Prague, Backstory
Soon after the overthrow of Czechoslovakia’s communist regime in November 1989, I reunited with my closest boyhood friend, Vladimír “Vláda” Svoboda. I had left him behind when my parents and I escaped from the country in 1948 and both of us were twelve years old. Now we were in our mid-fifties, and we had travelled along divergent paths – dictated by our respective environments.
“We should write a book together,” Vláda announced one day over a beer in a Prague pub. “Two boys grew up together. One escaped to find success and happiness in a free country. The other stayed behind and, because he refused to join the Communist Party, was unable to reach his potential and his goals in life. The contrast between living under democracy and totalitarianism would make for fascinating reading to people on both sides of the ocean.” The logistics proved impossible and my late friend, Alan Levy—a preeminent author—sealed the deal when he declared that “your families will love the book,” implying that no one else would.
Following the Velvet Revolution, Americans seemed to take a special interest in the small, far-off, country of Czechoslovakia. I responded to frequent inquiries of friends, acquaintances, and various organizations with stories and speeches about my youth – anecdotes about life during the Second World War, our liberation from Nazi oppression, the communist take-over, our escape, and life in refugee camps. I was told: “you must write your memoir” several hundred times. But, whenever I entertained the idea of putting pen to paper, I recalled Alan Levy’s words. After all, who but family and friends could possibly want to read my story?
I was in a hotel room one night when a television skit called “Jaywalking” started me on the road to changing my mind.
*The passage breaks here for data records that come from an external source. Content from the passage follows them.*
template <int NSPLIT, int CL, bool FP16>
__global__ void __launch_bounds__(NUM_THREADS, 1)
gemm_tc_kernel(const __grid_constant__ TcMaps maps0, const __grid_constant__ TcMaps maps1, const GemmParams p0, const GemmParams p1) {
  static_assert(NSPLIT == 1 || !FP16, "the fp16 mode is single-pass");
  using C = Cfg<NSPLIT>;
  extern __shared__ uint8_t smem_raw[];
  const uint32_t smem_base = (smem_u32(smem_raw) + 1023u) & ~1023u;
  const uint32_t bar_base = smem_base + C::STAGES * C::STAGE_BYTES;
  auto full_bar = [&](int s) { return bar_base + 8u * s; };
  auto empty_bar = [&](int s) { return bar_base + 8u * (C::STAGES + s); };

  const int warp = threadIdx.x >> 5, lane = threadIdx.x & 31;
  const uint32_t rank = CL > 1 ? cluster_ctarank() : 0;
  const int pm_tiles0 = (int)((p0.M + CL * BM - 1) / (CL * BM)), n_tiles0 = (p0.N + BN - 1) / BN;
  const int pm_tiles1 = (int)((p1.M + CL * BM - 1) / (CL * BM)), n_tiles1 = (p1.N + BN - 1) / BN;
  const int tiles0 = pm_tiles0 * n_tiles0;
  const int num_tiles = tiles0 + pm_tiles1 * n_tiles1;
  const int cluster_id = blockIdx.x / CL, num_clusters = gridDim.x / CL;

  if (warp == CONSUMERS * 4 && lane == 0) {
    tma_prefetch_desc(&maps0.a_hi);
    tma_prefetch_desc(&maps0.b_hi);
    if (NSPLIT == 3) { tma_prefetch_desc(&maps0.a_lo); tma_prefetch_desc(&maps0.b_lo); }
    if (p1.M > 0) {
      tma_prefetch_desc(&maps1.a_hi);
      tma_prefetch_desc(&maps1.b_hi);
      if (NSPLIT == 3) { tma_prefetch_desc(&maps1.a_lo); tma_prefetch_desc(&maps1.b_lo); }
    }
    for (int s = 0; s < C::STAGES; ++s) { mbar_init(full_bar(s), 1); mbar_init(empty_bar(s), CONSUMERS * CL); }
    asm volatile("fence.mbarrier_init.release.cluster;" ::: "memory");
  }
  __syncthreads();
  if (CL > 1) cluster_sync_all();

  if (warp >= CONSUMERS * 4) {
    if (warp == CONSUMERS * 4 && lane == 0) {
      int stage = 0; uint32_t phase = 0;
      const uint64_t w_policy = l2_policy_evict_last();
      for (int t = cluster_id; t < num_tiles; t += num_clusters) {
        const bool second = t >= tiles0;
        const TcMaps& mp = second ? maps1 : maps0;
        const GemmParams& pp = second ? p1 : p0;
        int pm, n_blk;
        if (second) tile_coords(t - tiles0, pm_tiles1, n_tiles1, p1.raster_gm, pm, n_blk);
        else tile_coords(t, pm_tiles0, n_tiles0, p0.raster_gm, pm, n_blk);
        const int nk = (pp.K + BK - 1) / BK;
        const int m_row = (pm * CL + (int)rank) * BM;
        const int n_row = n_blk * BN + (int)rank * (BN / CL);
        const int chunks = pp.conv_C > 0 ? pp.conv_C / BK : 1;
        int cx = 0, cy = 0, cb = 0;
        if (pp.conv_C > 0) {
          cx = m_row % pp.conv_W;
          cy = (m_row / pp.conv_W) % pp.conv_H;
          cb = m_row / (pp.conv_W * pp.conv_H);
        }
        for (int kb = 0; kb < nk; ++kb) {
          mbar_wait(empty_bar(stage), phase ^ 1);
          const uint32_t sa = smem_base + stage * C::STAGE_BYTES;
          const uint32_t sb = sa + C::PLANES * A_TILE_BYTES + (uint32_t)rank * (B_TILE_BYTES / CL);
          const uint32_t fb = full_bar(stage);
          mbar_expect_tx(fb, C::STAGE_BYTES);
          if (pp.conv_C > 0) {
            const int tap = kb / chunks, c0 = (kb - tap * chunks) * BK;
            const int dy = tap / 3, dx = tap - dy * 3;
            int x0 = cx + dx - 1, y0 = cy + dy - 1, n0 = cb;
            if (pp.conv_stride == 2) { x0 = cx + (dx >> 1); y0 = cy + (dy >> 1); n0 = cb * 4 + (dy & 1) * 2 + (dx & 1); }
            tma_load_4d(sa, &mp.a_hi, fb, c0, x0, y0, n0);
            if (NSPLIT == 3) tma_load_4d(sa + A_TILE_BYTES, &mp.a_lo, fb, c0, x0, y0, n0);
          } else {
            tma_load_2d(sa, &mp.a_hi, fb, kb * BK, m_row);
            if (NSPLIT == 3) tma_load_2d(sa + A_TILE_BYTES, &mp.a_lo, fb, kb * BK, m_row);
          }
          if (CL > 1) {
            tma_load_2d_mc(sb, &mp.b_hi, fb, kb * BK, n_row, (uint16_t)((1u << CL) - 1), w_policy);
            if (NSPLIT == 3) tma_load_2d_mc(sb + B_TILE_BYTES, &mp.b_lo, fb, kb * BK, n_row, (uint16_t)((1u << CL) - 1), w_policy);
          } else {
            tma_load_2d_hint(sb, &mp.b_hi, fb, kb * BK, n_row, w_policy);
            if (NSPLIT == 3) tma_load_2d_hint(sb + B_TILE_BYTES, &mp.b_lo, fb, kb * BK, n_row, w_policy);
          }
          if (++stage == C::STAGES) { stage = 0; phase ^= 1; }
        }
      }
    }
  } else {
    const int wg = warp >> 2;
    const bool signaller = (threadIdx.x & 127) == 0;
    auto release = [&](int s) {
      if (!signaller) return;
      if (CL == 1) mbar_arrive(empty_bar(s));
      else for (int r = 0; r < CL; ++r) mbar_arrive_cluster(empty_bar(s), (uint32_t)r);
    };
    int stage = 0; uint32_t phase = 0;
    for (int t = cluster_id; t < num_tiles; t += num_clusters) {
      const bool second = t >= tiles0;
      int pm, n_blk;
      if (second) tile_coords(t - tiles0, pm_tiles1, n_tiles1, p1.raster_gm, pm, n_blk);
      else tile_coords(t, pm_tiles0, n_tiles0, p0.raster_gm, pm, n_blk);
      const int nk = ((second ? p1.K : p0.K) + BK - 1) / BK;
      float acc[ACC];
#pragma unroll
      for (int i = 0; i < ACC; ++i) acc[i] = 0.f;
      int prev = -1;
      for (int kb = 0; kb < nk; ++kb) {
        mbar_wait(full_bar(stage), phase);
        const uint32_t sa_hi = smem_base + stage * C::STAGE_BYTES + wg * (64 * 128);
        const uint32_t sa_lo = sa_hi + A_TILE_BYTES;
        const uint32_t sb_hi = smem_base + stage * C::STAGE_BYTES + C::PLANES * A_TILE_BYTES;
        const uint32_t sb_lo = sb_hi + B_TILE_BYTES;
        wgmma_fence();
#pragma unroll
        for (int k = 0; k < BK / WK; ++k) {
          const uint32_t koff = k * WK * 2;
          const uint64_t da_hi = make_smem_desc(sa_hi + koff), db_hi = make_smem_desc(sb_hi + koff);
          wgmma_tile(acc, da_hi, db_hi, (kb > 0 || k > 0) ? 1u : 0u, FP16);
          if (NSPLIT == 3) {
            const uint64_t da_lo = make_smem_desc(sa_lo + koff), db_lo = make_smem_desc(sb_lo + koff);
            wgmma_tile(acc, da_hi, db_lo, 1u, false);
            wgmma_tile(acc, da_lo, db_hi, 1u, false);
          }
        }
        wgmma_commit();
        wgmma_wait<1>();
        if (prev >= 0) release(prev);
        prev = stage;
        if (++stage == C::STAGES) { stage = 0; phase ^= 1; }
      }
      wgmma_wait<0>();
      fence_regs(acc);
      release(prev);
      const int wl = threadIdx.x & 127;
      const int64_t row0 = (int64_t)(pm * CL + (int)rank) * BM + wg * 64 + (wl >> 5) * 16 + ((wl & 31) >> 2);
      const int col0 = n_blk * BN + 2 * (wl & 3);
      if (!second) epilogue_dispatch(p0.ep, acc, row0, p0.M, col0, p0.N);
      else epilogue_dispatch(p1.ep, acc, row0, p1.M, col0, p1.N);
    }
  }
  if (CL > 1) cluster_sync_all();
}

typedef CUresult (*EncodeTiledFn)(CUtensorMap*, CUtensorMapDataType, cuuint32_t, void*, const cuuint64_t*, const cuuint64_t*,
                                  const cuuint32_t*, const cuuint32_t*, CUtensorMapInterleave, CUtensorMapSwizzle,
                                  CUtensorMapL2promotion, CUtensorMapFloatOOBfill);
EncodeTiledFn g_encode = nullptr;
constexpr int kMaxDev = 64;
int g_num_sms_dev[kMaxDev];
bool g_attr_dev[kMaxDev];
int g_raster_gm = 4;
int g_gemm_ctas = 2;

int make_map(CUtensorMap* map, const __nv_bfloat16* ptr, int64_t rows, int K, int box_rows, int fp16) {
  cuuint64_t gdim[2] = {(cuuint64_t)K, (cuuint64_t)rows};
  cuuint64_t gstride[1] = {(cuuint64_t)K * 2};
  cuuint32_t box[2] = {(cuuint32_t)BK, (cuuint32_t)box_rows};
  cuuint32_t estr[2] = {1, 1};
  CUresult r = g_encode(map, fp16 ? CU_TENSOR_MAP_DATA_TYPE_FLOAT16 : CU_TENSOR_MAP_DATA_TYPE_BFLOAT16, 2, const_cast<__nv_bfloat16*>(ptr), gdim, gstride, box, estr,
                        CU_TENSOR_MAP_INTERLEAVE_NONE, CU_TENSOR_MAP_SWIZZLE_128B, CU_TENSOR_MAP_L2_PROMOTION_L2_256B,
                        CU_TENSOR_MAP_FLOAT_OOB_FILL_NONE);
  if (r != CUDA_SUCCESS) {
    set_error("cuTensorMapEncodeTiled failed with CUresult " + std::to_string((int)r));
    return -5;
  }
  return 0;
}

int make_map_nhwc(CUtensorMap* map, const __nv_bfloat16* ptr, int64_t B, int H, int W, int Cc, int fp16) {
  const int bw = W < BM ? W : BM;
  const int bh = (BM / bw) < H ? (BM / bw) : H;
  const int bn = BM / (bw * bh);
  cuuint64_t gdim[4] = {(cuuint64_t)Cc, (cuuint64_t)W, (cuuint64_t)H, (cuuint64_t)B};
  cuuint64_t gstride[3] = {(cuuint64_t)Cc * 2, (cuuint64_t)W * Cc * 2, (cuuint64_t)H * W * Cc * 2};
  cuuint32_t box[4] = {(cuuint32_t)BK, (cuuint32_t)bw, (cuuint32_t)bh, (cuuint32_t)bn};
  cuuint32_t estr[4] = {1, 1, 1, 1};
  CUresult r = g_encode(map, fp16 ? CU_TENSOR_MAP_DATA_TYPE_FLOAT16 : CU_TENSOR_MAP_DATA_TYPE_BFLOAT16, 4, const_cast<__nv_bfloat16*>(ptr), gdim, gstride,
                        box, estr, CU_TENSOR_MAP_INTERLEAVE_NONE, CU_TENSOR_MAP_SWIZZLE_128B, CU_TENSOR_MAP_L2_PROMOTION_L2_256B,
                        CU_TENSOR_MAP_FLOAT_OOB_FILL_NONE);
  if (r != CUDA_SUCCESS) {
    set_error("cuTensorMapEncodeTiled (NHWC) failed with CUresult " + std::to_string((int)r));
    return -5;
  }
  return 0;
}

}

int make_tensor_map_2d(CUtensorMap* map, const void* ptr, uint64_t rows, uint64_t cols, uint32_t box_rows, uint32_t box_cols,
                       int fp16) {
  STK_CHECK(g_encode, -3, "gemm_tc_init has not been called");
  cuuint64_t gdim[2] = {(cuuint64_t)cols, (cuuint64_t)rows};
  cuuint64_t gstride[1] = {(cuuint64_t)cols * 2};
  cuuint32_t box[2] = {box_cols, box_rows};
  cuuint32_t estr[2] = {1, 1};
  CUresult r = g_encode(map, fp16 ? CU_TENSOR_MAP_DATA_TYPE_FLOAT16 : CU_TENSOR_MAP_DATA_TYPE_BFLOAT16, 2, const_cast<void*>(ptr), gdim,
                        gstride, box, estr, CU_TENSOR_MAP_INTERLEAVE_NONE, CU_TENSOR_MAP_SWIZZLE_128B,
                        CU_TENSOR_MAP_L2_PROMOTION_L2_256B, CU_TENSOR_MAP_FLOAT_OOB_FILL_NONE);
  if (r != CUDA_SUCCESS) {
    set_error("cuTensorMapEncodeTiled failed with CUresult " + std::to_string((int)r));
    return -5;
  }
  return 0;
}

void gemm_tc_set_ctas(int n) { g_gemm_ctas = n == 1 ? 1 : 2; }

On “The Tonight Show,” host Jay Leno was doing one of his man-on-the-street interviews during which he asked passers-by questions labeled by their low level of difficulty: “third-grade questions,” “eighth-grade questions,” and so on. On this particular night, he was standing on the campus of the University of Michigan and asking students “sixth-grade questions” pertaining to the Second World War. I sat with my mouth wide open in astonishment as I listened to one university student after another admit that he or she had no clue about the approximate years during which the war had taken place or who had been President of the U.S. during that time. When one student told Leno that Americans and Germans had fought side-by-side against the Russians in World War II, I nearly fell off my chair.
Oh, my God! I gasped.
Even worse, I was reading in newspapers and magazines about people – many of them know-nothing anti-Semites, but also a few who were articulate and educated – who denied the existence of the Holocaust. With such denial rising just as the Holocaust generation is disappearing, I knew that I had to speak out, to bear witness, to help in setting the record straight. Later, when I looked into the faces of our three grandchildren – Sam, Sarah, and Caroline – I knew that I must record the story of the Heller/Neumann family and how it was affected by the upheavals of twentieth-century’s greatest tragedy. After all, in a few more years, there will be no one left who can provide personal testimony.
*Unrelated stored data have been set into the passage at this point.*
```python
def decompress_pipe(data, n_threads=16, piece=0, seed=0):
    import random
    import tempfile
    import threading
    r, w = os.pipe()
    rng = random.Random(seed)

    def feed():
        try:
            mv, off = memoryview(data), 0
            while off < len(mv):
                n = piece or rng.choice([1, 7, 4096, 65536, 100_000, 1 << 20, 3 << 20])
                off += os.write(w, mv[off:off + n])
        finally:
            os.close(w)

    t = threading.Thread(target=feed)
    t.start()
    try:
        with tempfile.TemporaryFile() as fo:
            kind = C.create_string_buffer(8)
            rc = lib.bvcf_decompress_fd(r, fo.fileno(), n_threads, kind)
            fo.seek(0)
            return rc, fo.read(), kind.value.decode()
    finally:
        os.close(r)
        t.join()

# ... 91 lines not shown
        L = self.lines[i]
        n = int(L["n_rec"])
        return [] if n == 0 else [i] + [int(L["rec_first"]) + j - 1 for j in range(1, n)]

    def line_head(self, i):
        L = self.lines[i]
        if self.head_off is None:
            return self.text[int(L["off"]):int(L["off"]) + int(L["len"])]
        n = min(int(L["fend"][7]), int(L["len"]))
        return self.text[int(self.head_off[i]):int(self.head_off[i]) + n]

    def name_list(self, slot, q):
        nl = self.name_lists[slot]
        return self.names[int(nl["off"][q]):int(nl["off"][q]) + int(nl["len"][q])]

    def classes(self, allele_row):
        off = int(allele_row["cmap_off"])
        ns = self.n_samples
        if int(allele_row["flags"]) & 2:
            words = self.cmap[off:off + 64].view("<u4")
            m = np.zeros((ns + 3) // 4, dtype=np.uint8)
            for e in words[1:1 + int(words[0])]:
                m[int(e) >> 8] = int(e) & 0xFF
        else:
            m = self.cmap[off:off + (ns + 3) // 4]
        return ((m[:, None] >> np.array([0, 2, 4, 6], dtype=np.uint8)) & 3).reshape(-1)[:ns]


class Ctx:

    def __init__(self, n_header_fields, allow="PASS,.", exclude="", device=0, eol_chars=1, eol_byte=b"\n",
                 max_batch_bytes=0, max_lines=0, max_alleles=0, cmap_bytes=0, n_slots=0, want_class_maps=True,
                 path=0, want_dosage=False, sample_names=None, delimiter=";", packed_sites=False, render_sites=False,
                 empty_field="!", keep_pos=False, keep_id=False, keep_info=False, sample_stats=False,
                 min_gq=0, min_dp=0):
        p = Params()
        p.abi_version = ABI_VERSION
        p.device = device
        p.n_header_fields = n_header_fields
        p.eol_chars = eol_chars
        p.eol_byte = eol_byte[0]
        p.want_class_maps = int(want_class_maps)
        p.want_dosage = int(want_dosage)
        self._keep = [allow.encode(), exclude.encode()]
        p.allow_filter, p.exclude_filter = self._keep
        p.max_batch_bytes = max_batch_bytes
        p.max_lines = max_lines
        p.max_alleles = max_alleles
        p.cmap_bytes = cmap_bytes
        p.n_slots = n_slots
        p.path = path
        p.packed_sites = int(packed_sites or render_sites)
        p.render_sites = int(render_sites)
        p.want_name_lists = int(sample_names is not None)
        p.want_sample_stats = int(sample_stats)
        p.min_gq = min_gq
        p.min_dp = min_dp
        self.n_samples = max(n_header_fields - 9, 0)
        self.h = C.c_void_p()
        rc = lib.bvcf_create(C.byref(self.h), C.byref(p))
        if rc:
            raise BvcfError(rc, lib.bvcf_last_error(None).decode())
        if render_sites:
            lib.bvcf_set_row_format.argtypes = [C.c_void_p, C.c_char_p, C.c_int, C.c_int, C.c_int]
            self._check(lib.bvcf_set_row_format(self.h, empty_field.encode(), int(keep_pos), int(keep_id), int(keep_info)))
        if sample_names is not None:
            enc = [x.encode() if isinstance(x, str) else x for x in sample_names]
            ptrs = (C.c_char_p * max(len(enc), 1))(*enc)
            lens = (C.c_uint32 * max(len(enc), 1))(*[len(x) for x in enc])
            self._check(lib.bvcf_set_sample_names(self.h, ptrs, lens, len(enc), delimiter.encode()))

    def close(self):
        if self.h:
            lib.bvcf_destroy(self.h)
            self.h = C.c_void_p()

    def __del__(self):
        try:
            self.close()
        except Exception:
            pass

    def _check(self, rc):
        if rc:
            raise BvcfError(rc, lib.bvcf_last_error(self.h).decode())

    def submit(self, block, seq=0):
        self._blk = block
        self._check(lib.bvcf_submit(self.h, block, len(block), seq))

    def submit_bgzf(self, comp, n_own, skip_first_line, first_off=0, seq=0):
        self._blk = comp
        self._check(lib.bvcf_submit_bgzf(self.h, comp, len(comp), n_own, int(skip_first_line), first_off, seq))

    def submit_device(self, dptr, nbytes, seq=0):
        self._check(lib.bvcf_submit_device(self.h, dptr, nbytes, seq))

    def reserve(self, lines, alleles, cmap_bytes):
        self._check(lib.bvcf_reserve(self.h, lines, alleles, cmap_bytes))

    def collect(self, tsv=None):
        r = Result()
        rc = lib.bvcf_collect(self.h, C.byref(r))
        if rc == E_CAPACITY:
            raise BvcfError(rc, "capacity: need lines=%d alleles=%d cmap=%d" % (r.need_lines, r.need_alleles, r.need_cmap_bytes))
        self._check(rc)
        if tsv is None:
            return Batch(r)
        block, cfg, names = tsv
        c = cfg if isinstance(cfg, Config) else make_config(cfg)
        buf = np.frombuffer(block, dtype=np.uint8)
        enc = [x.encode() if isinstance(x, str) else x for x in (names or [])]
        ptrs = (C.c_char_p * max(len(enc), 1))(*enc)
        lens = (C.c_uint32 * max(len(enc), 1))(*[len(x) for x in enc])
        out, log = C.c_void_p(), C.c_void_p()
        n_out, n_log = C.c_size_t(), C.c_size_t()
        rc = lib.bvcf_format_tsv(C.byref(c), C.byref(r), buf.ctypes.data if len(buf) else None, ptrs, lens, C.byref(out),
                                 C.byref(n_out), C.byref(log), C.byref(n_log))
        try:
            if rc:
                raise BvcfError(rc, "bvcf_format_tsv")
            text = C.string_at(out, n_out.value) if out.value else b""
            log_text = C.string_at(log, n_log.value).decode(errors="replace") if log.value else ""
        finally:
            lib.bvcf_free(out)
            lib.bvcf_free(log)
        b = Batch(r)
        b.tsv, b.log = text, log_text
        return b

    def process(self, block):
        self.submit(block)
        return self.collect()

    def bench_device(self, dptrs, nbytes, iters, slots=0):
        n = len(dptrs)
        ptrs = (C.c_void_p * n)(*dptrs)
        sizes = (C.c_size_t * n)(*nbytes)
        chain = (C.c_float * iters)()
        scan = (C.c_float * iters)()
        counts = (C.c_uint64 * 5)()
        self._check(lib.bvcf_bench_device_slots(self.h, ptrs, sizes, n, iters, slots, chain, scan, counts))
        return list(chain), list(scan), list(counts)

    def path(self):
        return lib.bvcf_path(self.h)

    def stream_kernel(self):
        lib.bvcf_bench_stream_kernel.argtypes = [C.c_void_p]
        lib.bvcf_bench_stream_kernel.restype = C.c_int
        k = lib.bvcf_bench_stream_kernel(self.h)
        return None if k < 0 else ("k_stream_gen" if k else "k_stream")

    def sample_stats(self, reset=False):
        out = np.zeros(6 * self.n_samples, dtype=np.uint64)
        lib.bvcf_sample_stats.argtypes = [C.c_void_p, C.c_void_p, C.c_int]
        self._check(lib.bvcf_sample_stats(self.h, out.ctypes.data if self.n_samples else None, int(reset)))
        return out.reshape(6, self.n_samples).T.copy()

    def counters(self):
        out = (C.c_uint64 * 8)()
        self._check(lib.bvcf_counters(self.h, out))
        return list(out)
```

### bystro-vcf_amd/csrc/bvcf_common.hip.h

```cpp
#pragma once

#include <hip/hip_runtime.h>
#include <stdint.h>

#include "../../include/bvcf.h"

namespace bvcf_dev {


constexpr int kWave = 64;
constexpr int kWavesPerWg = 4;
constexpr int kWgThreads = kWave * kWavesPerWg;
constexpr uint32_t kChunk = 1024;
constexpr uint32_t kMaxProducerWaves = 32768;
constexpr uint32_t kScanGroup = 1024;

typedef uint32_t u32x4 __attribute__((ext_vector_type(4)));
typedef u32x4 u32x4_u __attribute__((aligned(1)));

struct FilterTable {
  uint32_t allow_nil, allow_n;
  uint32_t deny_nil, deny_n;
  uint16_t allow_off[32], allow_len[32];
  uint16_t deny_off[32], deny_len[32];
  uint8_t text[2048];
};

struct BatchCounters {
  uint32_t n_lines;
  uint32_t n_alleles;
  uint32_t n_errs;
  uint32_t n_tasks;
  uint32_t lines_seen;
  uint32_t cmap_maps;
  uint32_t pad[2];
  uint32_t n_finish;
  uint32_t n_full;
  uint32_t n_real;
  uint32_t n_other_shape;
};

struct StreamEntry {
  uint32_t ls, len;
  uint32_t ac, an, n_het, n_hom, n_miss;
  uint32_t cmap_off;
};

struct GtTask {
  uint32_t line;
  uint32_t allele;
  uint32_t s_begin;
  uint32_t cend;
  uint32_t cmap_off;
  uint32_t pad[3];
};

struct GtResult {
  uint32_t ac, an, n_het, n_hom, n_miss;
  uint32_t n_fields;
  uint32_t regular;
  uint32_t pad;
};

struct KernelArgs {
  const uint8_t *buf;
  uint32_t nbytes;
  uint32_t cap;
  uint32_t n_header;
  uint32_t n_samples;
  uint32_t eol_chars;
  uint32_t eol_byte;
  uint32_t want_cmap;
  int8_t *dosage;
  uint32_t dosage_stride;
  uint32_t cmap_stride;
  uint32_t max_lines, max_alleles, max_errs, max_tasks;
  unsigned long long max_cmap;
  const FilterTable *filters;
  uint32_t *census;
  uint32_t *group_base;
  uint32_t *run_lines;
  uint32_t prod_waves;
  uint32_t *s2_groups;
  uint32_t *s2_groups_next;
  uint32_t *line_off;
  bvcf_line *lines;
  bvcf_allele *alleles;
  bvcf_site *sites;
  bvcf_err *errs;
  uint8_t *cmap;
  GtTask *tasks;
  GtResult *results;
  BatchCounters *counters;
  uint32_t fused;
  uint32_t gen_stream;
  uint32_t wide;
  uint32_t win_bytes;
  uint32_t win_tabs_cap;
  uint32_t *win_tabs;
  uint32_t tile_bytes;
  uint32_t tile_quota;
  uint32_t n_tiles;
  StreamEntry *entries;
  uint32_t *line_len;
  uint32_t *line_cmap;
  uint16_t *head_bits;
  uint32_t *line_bits;
  uint32_t *finish_items;
  uint32_t *real_tasks;
  uint32_t s1_fmode;
  uint32_t s1_fkey[4], s1_flen[4];
};
constexpr uint32_t kHasHeadBits = 0x80000000u;
constexpr uint32_t kNotRegular = 0x40000000u;


__device__ __forceinline__ int lane_id() { return threadIdx.x & (kWave - 1); }

__device__ __forceinline__ uint32_t wave_incl_scan(uint32_t v) {
  v += (uint32_t)__builtin_amdgcn_update_dpp(0, (int)v, 0x111, 0xF, 0xF, true);
  v += (uint32_t)__builtin_amdgcn_update_dpp(0, (int)v, 0x112, 0xF, 0xF, true);
  v += (uint32_t)__builtin_amdgcn_update_dpp(0, (int)v, 0x114, 0xF, 0xF, true);
  v += (uint32_t)__builtin_amdgcn_update_dpp(0, (int)v, 0x118, 0xF, 0xF, true);
  v += (uint32_t)__builtin_amdgcn_update_dpp(0, (int)v, 0x142, 0xA, 0xF, false);
  v += (uint32_t)__builtin_amdgcn_update_dpp(0, (int)v, 0x143, 0xC, 0xF, false);
  return v;
}

__device__ __forceinline__ uint32_t wave_incl_scan_max(uint32_t v) {
  v = max(v, (uint32_t)__builtin_amdgcn_update_dpp(0, (int)v, 0x111, 0xF, 0xF, true));
  v = max(v, (uint32_t)__builtin_amdgcn_update_dpp(0, (int)v, 0x112, 0xF, 0xF, true));
  v = max(v, (uint32_t)__builtin_amdgcn_update_dpp(0, (int)v, 0x114, 0xF, 0xF, true));
  v = max(v, (uint32_t)__builtin_amdgcn_update_dpp(0, (int)v, 0x118, 0xF, 0xF, true));
  v = max(v, (uint32_t)__builtin_amdgcn_update_dpp(0, (int)v, 0x142, 0xA, 0xF, false));
  v = max(v, (uint32_t)__builtin_amdgcn_update_dpp(0, (int)v, 0x143, 0xC, 0xF, false));
  return v;
}

__device__ __forceinline__ uint32_t lane_value(uint32_t v, int src) {
  return (uint32_t)__builtin_amdgcn_readlane((int)v, src);
}

__device__ __forceinline__ uint32_t wave_sum(uint32_t v) { return lane_value(wave_incl_scan(v), kWave - 1); }

__device__ __forceinline__ void wave_sum3(uint32_t a, uint32_t b, uint32_t c, uint32_t limit, uint32_t *sa,
                                          uint32_t *sb, uint32_t *sc) {
  if (limit < 65536u) {
    const uint32_t ab = wave_sum(a | (b << 16));
    *sa = ab & 0xFFFFu;
    *sb = ab >> 16;
  } else {
    *sa = wave_sum(a);
    *sb = wave_sum(b);
  }
  *sc = wave_sum(c);
}

__device__ __forceinline__ uint32_t wave_excl_scan(uint32_t v, uint32_t *total) {
  const uint32_t inc = wave_incl_scan(v);
  *total = lane_value(inc, kWave - 1);
  return inc - v;
}

__device__ __forceinline__ uint32_t bcast0(uint32_t v) { return (uint32_t)__builtin_amdgcn_readfirstlane((int)v); }

__device__ __forceinline__ uint32_t wave_in_wg() { return bcast0(threadIdx.x >> 6); }
__device__ __forceinline__ uint32_t wave_in_grid() { return blockIdx.x * kWavesPerWg + wave_in_wg(); }

__device__ __forceinline__ u32x4 load16(const uint8_t *buf, uint32_t off, uint32_t cap) {
  u32x4 v = {0u, 0u, 0u, 0u};
  if (off + 16u <= cap) v = *reinterpret_cast<const u32x4_u *>(buf + off);
  return v;
}

__device__ __forceinline__ u32x4 ld_stream(const uint8_t *p) {
  return __builtin_nontemporal_load(reinterpret_cast<const u32x4_u *>(p));
}

__device__ __forceinline__ u32x4 realign(u32x4 v, uint32_t next0, uint32_t r) {
  const uint32_t w4 = (uint32_t)__builtin_amdgcn_update_dpp((int)next0, (int)v.x, 0x130, 0xF, 0xF, false);
  u32x4 o;
  o.x = __builtin_amdgcn_alignbyte(v.y, v.x, r);
  o.y = __builtin_amdgcn_alignbyte(v.z, v.y, r);
  o.z = __builtin_amdgcn_alignbyte(v.w, v.z, r);
  o.w = __builtin_amdgcn_alignbyte(w4, v.w, r);
  return o;
}

__device__ __forceinline__ uint32_t zero_bytes(uint32_t x) {
  uint32_t t = (x & 0x7F7F7F7Fu) + 0x7F7F7F7Fu;
  return ~(t | x | 0x7F7F7F7Fu);
}

__device__ __forceinline__ uint32_t eq_mask4(uint32_t d, uint32_t c4) {
  uint32_t z = zero_bytes(d ^ c4) >> 7;
  return ((z * 0x00204081u) >> 21) & 0xFu;
}
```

Hundreds of books have been written about the Second World War, but only a small percentage of them have presented the story through the eyes of some of the millions of children who lived in Europe during the late 1930s and early 1940s and whose lives were shaped forever by the dangers, horrors and unsettling events they experienced. I was one of those children.
As the story began to take on the form of a memoir, I came to the realization that a single thread stretched through the pages. During the war, all losses, deprivation, and horrors to which we were subjected were explained to me with a simple statement: “The Germans are punishing us because your father is fighting against them.” This made the suffering a point of pride for me. Little did I know that the explanation was a pious fraud. It was true that my father was fighting against the Nazis, but the real reason for our suffering was kept a secret from me. It would not be until I would reconnect with my native country many years later that I would put together the pieces of a puzzle and realize the truth. As this became a major theme of the memoir, I added chapters about returning to Prague, bonding with my native land, coming to grips with my ethnicity, and dealing with the demons of this new realization.